Des partenariats public-privé ciblés pourraient garantir la première phase, tandis que les opérateurs coordonneraient leurs plannings pour lisser les pics d’activité. L’exemple de Baker Hughes, qui a implanté une base logistique à Walvis Bay, illustre selon lui le type d’investissement efficace et partagé que la Namibie doit encourager.

Contenu local : transformer les promesses en capacités

Le gouvernement namibien élabore actuellement une politique nationale de contenu local dans le secteur pétrolier et gazier. Pour Tom Alweendo, c’est une étape essentielle — à condition d’éviter les formalités sans effet.

Il recommande trois leviers : Des objectifs transparents et progressifs par catégorie de services (logistique, santé, environnement, fabrication). Une taxe de formation modeste (1 % de la valeur du contrat) destinée à des centres certifiés et indépendants. Des normes strictes de paiement rapide aux PME (15 jours maximum) assorties de pénalités.

Pour les opérateurs, il appelle à plus de prévisibilité et de transfert de compétences : annoncer les appels d’offres à l’avance, adapter la taille des lots aux capacités locales et détacher des ingénieurs dans les entreprises namibiennes.

Permis et environnement : rapidité et légitimité

Les récents litiges en Afrique du Sud, où la Haute Cour du Cap-Occidental a annulé une autorisation environnementale pour les blocs offshore 5/6/7, rappellent le risque que représentent des processus bâclés.

La Namibie doit, selon Alweendo, intégrer la rigueur environnementale dans son calendrier : évaluation cumulative des impacts le long de la côte sud, modélisation des marées noires transfrontalières et financement d’une capacité d’examen indépendante pour épauler les régulateurs.

Il propose aussi la création d’un guichet unique des permis pour le bassin d’Orange, assorti de délais légaux de traitement et de tableaux de bord mensuels publics. « La rapidité et la rigueur ne sont pas opposées, elles se renforcent », souligne-t-il.

La fenêtre de crédibilité se referme

Dans un contexte de croissance revue à la baisse (3,3 % en 2025 contre 4,5 % initialement prévus), la réussite du bassin d’Orange deviendra un test de gouvernance.

« Les investisseurs réagiront aux preuves, pas aux promesses », prévient Alweendo.
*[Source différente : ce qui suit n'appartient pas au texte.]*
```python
class StereoNetMultiGPU:

    def __init__(self, model_file: str, devices=None, ndev: int = 0, max_batch: int = 1, precision: int = PREC_DEFAULT,
                 refine_chunk: int = 0, piece: int = 0, width: int = 0, height: int = 0, dmax: int = 0):
        self._lib = load_library()
        self._m = C.c_void_p()
        devs = list(devices) if devices is not None else None
        if devs is None and ndev <= 0:
            import torch
            ndev = torch.cuda.device_count() if torch.cuda.is_available() else 0
            if ndev <= 0:
                raise StereoNetError(-4, "StereoNetMultiGPU: no GPU visible and neither devices nor ndev given")
        n = len(devs) if devs is not None else ndev
        arr = (C.c_int * n)(*devs) if devs is not None else None
        cfg = SnConfig(-1, max_batch, width, height, dmax, precision, 4, refine_chunk, piece)
        rc = self._lib.sn_mgpu_create(model_file.encode(), C.byref(cfg), arr, n, C.byref(self._m))
        if rc != 0:
            self._m = C.c_void_p()
            raise StereoNetError(rc, f"sn_mgpu_create({model_file!r}, ndev={n})")
        nd, per, kind = C.c_int(), C.c_int(), C.c_int()
        self._lib.sn_mgpu_get_info(self._m, C.byref(nd), C.byref(per), C.byref(kind))
        self.ndev, self.per_device_batch, self.gather_kind = nd.value, per.value, kind.value
        h = C.c_void_p()
        self._lib.sn_mgpu_get_handle(self._m, 0, C.byref(h))
        info = SnIoInfo()
        self._lib.sn_get_io_info(h, C.byref(info))
        self.width, self.height, self.dmax = info.width, info.height, info.dmax
        self.max_batch = max_batch

    def _check(self, rc: int, where: str):
        if rc != 0:
            raise StereoNetError(rc, where, self._lib.sn_mgpu_last_error(self._m).decode() if self._m else "")

    def engine_stream_priority_high(self, k: int = 0) -> bool:
        h = C.c_void_p()
        self._check(self._lib.sn_mgpu_get_handle(self._m, k, C.byref(h)), "sn_mgpu_get_handle")
        v, n = np.empty(1, np.float32), C.c_size_t()
        rc = self._lib.sn_dbg_read(h, b"stream_prio", v.ctypes.data, 1, C.byref(n))
        if rc != 0:
            raise StereoNetError(rc, "sn_dbg_read(stream_prio)")
        return bool(v[0])

    def infer(self, in6: np.ndarray):
        x = np.ascontiguousarray(in6, dtype=np.int8)
        n = x.shape[0]
        disp = np.empty((n, self.height, self.width), np.float32)
        raw = np.empty((n, self.height, self.width), np.int32)
        self._check(self._lib.sn_mgpu_infer_batch(self._m, n, x.ctypes.data, raw.ctypes.data, disp.ctypes.data),
                    "sn_mgpu_infer_batch")
        return disp, raw

    def infer_device(self, n: int, in_ptrs, raw_root_ptr: int, disp_root_ptr: int):
        arr = (C.c_void_p * self.ndev)(*[C.c_void_p(p) for p in in_ptrs])
        self._check(self._lib.sn_mgpu_infer_batch_device(self._m, n, arr, raw_root_ptr or None, disp_root_ptr or None),
                    "sn_mgpu_infer_batch_device")

    def submit_device(self, n: int, in_ptrs, raw_root_ptr: int, disp_root_ptr: int) -> int:
        arr = (C.c_void_p * self.ndev)(*[C.c_void_p(p) for p in in_ptrs])
        t = C.c_uint64()
        self._check(self._lib.sn_mgpu_submit_device(self._m, n, arr, raw_root_ptr or None, disp_root_ptr or None, C.byref(t)),
                    "sn_mgpu_submit_device")
        return t.value

    def wait(self, ticket: int):
        self._check(self._lib.sn_mgpu_wait(self._m, C.c_uint64(ticket)), "sn_mgpu_wait")

    def close(self):
        if getattr(self, "_m", None) and self._m.value:
            self._lib.sn_mgpu_destroy(self._m)
            self._m = C.c_void_p()

    def __enter__(self):
        return self

    def __exit__(self, *exc):
        self.close()

    def __del__(self):
        try:
            self.close()
        except Exception:
            pass
```

hobot_stereonet_amd/csrc/sn_stream_block.hpp:

```cpp
#pragma once

#ifdef SN_STREAM_TIMING
#define SN_STAMP(k)                                                                                   \
  do {                                                                                                \
    if (blockIdx.x == 17 && q >= 8 && q < 24) {                                                       \
      const unsigned long long t_ = __builtin_readcyclecounter();                                     \
      if (lane == 0) reinterpret_cast<unsigned long long*>(dump + 64)[(wave * 16 + q - 8) * 8 + (k)] = t_; \
    }                                                                                                 \
  } while (0)
#define SN_STAMP_WG(k)                                                                                          \
  do {                                                                                                          \
    if (threadIdx.x == 0) {                                                                                     \
      unsigned long long* d_ = reinterpret_cast<unsigned long long*>(dump + 64) + 1152 + 4 * blockIdx.x + (k);  \
      d_[0] = __builtin_readcyclecounter();                                                                     \
      d_[2] = wall_clock64();                                                                                   \
    }                                                                                                           \
  } while (0)
#else
#define SN_STAMP(k) do { } while (0)
#define SN_STAMP_WG(k) do { } while (0)
#endif

namespace sn {

template <int DIL_, int TW_ = 64, int R_ = 4, int NXS_ = 6, int NWR_ = 4, bool HEAD_ = false>
struct StreamTile {
  static constexpr bool HEAD = HEAD_;
  static constexpr int DIL = DIL_, TW = TW_, R = R_, NXS = NXS_, NTS = 3, PF = NXS_ - (HEAD_ ? 3 : 4);
  static constexpr int NWR = NWR_;
  static constexpr int HS = HEAD_ ? 1 : 0;
  static constexpr int YW = TW - 2 * DIL;
  static constexpr int OW = YW - 2 * HS;
  static constexpr int X0OFF = -HS;
  static constexpr int LAG = HEAD_ ? 3 : 2;
  static constexpr int PROWS = 2 * R + 2;
  static constexpr int PRING_BYTES = HEAD_ ? PROWS * 9 * TW * 4 : 0;
  static constexpr int WIN_BYTES = HEAD_ ? NWR_ * 2 * 64 * 4 : 0;
  static constexpr int XW = TW + 2 * DIL;
  static constexpr int CSEG = TW / 32;
  static constexpr int SPW = R * CSEG / NWR;
  static constexpr int XROW = 4 * XW, TROW = 4 * TW;
  static constexpr int XGROUP = R * XROW;
  static constexpr int NINST = (XGROUP + 63) / 64;
  static constexpr int KW = (NINST + NWR - 1) / NWR;
  static constexpr int XGP = NINST * 64;
  static constexpr int TGP = R * TROW;
  static constexpr int XRING = NXS * XGP;
  static constexpr int TRING = NTS * TGP + 64;
  static constexpr int LDS_BYTES = (XRING + TRING) * 16 + 2 * 2 * 16 * 4 + PRING_BYTES + WIN_BYTES;
  static constexpr int ROWS_ABOVE = (R + HS) * DIL, ROWS_BELOW = (R + 2 + HS) * DIL - 1;
  static_assert(!HEAD_ || (DIL_ == 1 && R_ == 4 && TW_ == 64 && NWR_ == 4), "the tail form is written for the dilation-1 strip shape");
  static_assert(SPW == 1 || SPW == 2, "segments per wave");
  static_assert(CSEG % SPW == 0, "a wave's segments lie in one row");
  static_assert(PF == 2, "prefetch distance the counted waits are written for");
  static_assert(R == 4 || R == 2, "rows per step");
  static_assert(LDS_BYTES <= 160 * 1024, "one workgroup per CU");
};

struct StreamSched {
  int nstrips;
  int hsub;
  int total_rows;
  int rows_per_wg;
};

template <int R, int HS = 0>
struct StreamIter {
  int f, f_end, hsub;
  int sp, v0, v1, n, j, live;
  __device__ __forceinline__ void next_unit() {
    if (f >= f_end) { live = 0; return; }
    sp = f / hsub;
    v0 = f - sp * hsub;
    int L = hsub - v0;
    if (L > f_end - f) L = f_end - f;
    v1 = v0 + L;
    n = (L + 2 + 2 * HS + R - 1) / R;
    j = 0;
    f += L;
    live = 1;
  }
  __device__ __forceinline__ void step(int q, int lag, int f0, int f1, int hsub_) {
    if (q < lag) { live = 0; return; }
    if (q == lag) { f = f0; f_end = f1; hsub = hsub_; next_unit(); return; }
    if (live && ++j > n) next_unit();
  }
};

__device__ __forceinline__ unsigned lrelu_pack2(float a, float b) { return act_pack2_f16(a, b, (_Float16)kSlope); }

template <int HI>
__device__ __forceinline__ float res_add(unsigned r, float acc) {
  float d;
  if (HI) asm("v_fma_mix_f32 %0, %1, 1.0, %2 op_sel:[1,0,0] op_sel_hi:[1,0,0]" : "=v"(d) : "v"(r), "v"(acc));
  else asm("v_fma_mix_f32 %0, %1, 1.0, %2 op_sel_hi:[1,0,0]" : "=v"(d) : "v"(r), "v"(acc));
  return d;
}

__device__ __forceinline__ unsigned lds_addr(const void* p) {
  return (unsigned)(size_t)(const __attribute__((address_space(3))) void*)p;
}

template <int DIL, int COLW, int SPW>
__device__ __forceinline__ void stream_conv36(const uint4* const (&rp)[3], const half8 (&wf)[18], const f32x16& bv,
                                              f32x16 (&acc)[SPW]) {
  constexpr int NB = 3 * SPW;
  half8 b[2][NB];
  auto fetch = [&](int batch, half8 (&dst)[NB]) {
    const int kk = batch / 3, ky = batch - kk * 3;
#pragma unroll
    for (int kx = 0; kx < 3; ++kx)
#pragma unroll
      for (int s = 0; s < SPW; ++s)
        dst[kx * SPW + s] = *reinterpret_cast<const half8*>(rp[ky] + (2 * kk * COLW + s * 32 + kx * DIL));
  };
  fetch(0, b[0]);
#pragma unroll
  for (int batch = 0; batch < 6; ++batch) {
    if (batch + 1 < 6) fetch(batch + 1, b[(batch + 1) & 1]);
    const int kk = batch / 3, ky = batch - kk * 3;
#pragma unroll
    for (int kx = 0; kx < 3; ++kx)
#pragma unroll
      for (int s = 0; s < SPW; ++s) {
        const int tap = ky * 3 + kx;
        if (batch == 0 && kx == 0) acc[s] = __builtin_amdgcn_mfma_f32_32x32x16_f16(wf[tap * 2 + kk], b[0][s], bv, 0, 0, 0);
        else acc[s] = __builtin_amdgcn_mfma_f32_32x32x16_f16(wf[tap * 2 + kk], b[batch & 1][kx * SPW + s], acc[s], 0, 0, 0);
      }
  }
  constexpr int AHEAD = SPW == 2 ? 8 : 5, NM = 18 * SPW;
  __builtin_amdgcn_sched_group_barrier(0x100, 4 + AHEAD, 0);
#pragma unroll
  for (int i = 0; i < NM - AHEAD; ++i) {
    __builtin_amdgcn_sched_group_barrier(0x008, 1, 0);
    __builtin_amdgcn_sched_group_barrier(0x100, 1, 0);
  }
  __builtin_amdgcn_sched_group_barrier(0x008, AHEAD, 0);
}

__device__ __forceinline__ void glds16(unsigned lds_dst, unsigned voff, const void* base) {
  unsigned keep;
  asm volatile(
      "s_mov_b32 %0, m0\n\t"
      "s_mov_b32 m0, %1\n\t"
      "s_nop 0\n\t"
      "global_load_lds_dwordx4 %2, %3\n\t"
      "s_mov_b32 m0, %0"
      : "=&s"(keep)
      : "s"(lds_dst), "v"(voff), "s"(base)
      : "memory");
}

__device__ __forceinline__ void glds4(unsigned lds_dst, unsigned voff, const void* base) {
  unsigned keep;
  asm volatile(
      "s_mov_b32 %0, m0\n\t"
      "s_mov_b32 m0, %1\n\t"
      "s_nop 0\n\t"
      "global_load_lds_dword %2, %3\n\t"
      "s_mov_b32 m0, %0"
      : "=&s"(keep)
      : "s"(lds_dst), "v"(voff), "s"(base)
      : "memory");
}

struct StreamHeadArgs {
  const float* w;
  const float* disp_low;
  float* out_disp;
  int32_t* out_raw;
  float bias, dmax, inv_q;
  int hl, wl, H, W;
  UpScale ups;
  unsigned long long* stat = nullptr;
};
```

Si la Namibie parvient à démontrer, d’ici la mi-2026, une gestion cohérente de ses infrastructures, de son contenu local et de ses permis, le pays pourrait consolider la confiance et attirer des capitaux stables.

À défaut, « les fonds mobiles iront ailleurs — en Guyane, au Brésil ou au Nigeria ».

Un cap clair : construire le nécessaire, prouver la fiabilité

Pour Tom Alweendo, le succès ne se mesurera pas à l’ampleur des annonces, mais à la fiabilité des livraisons : « Notre ambition doit être disciplinée : ne construire que ce qui est nécessaire pour l’évaluation et le développement initial, et garder la flexibilité pour l’après-FID. »

Un message de prudence, mais aussi de confiance : la Namibie a la possibilité d’écrire l’un des rares récits africains de développement pétrolier mené avec rigueur, transparence et tempo maîtrisé.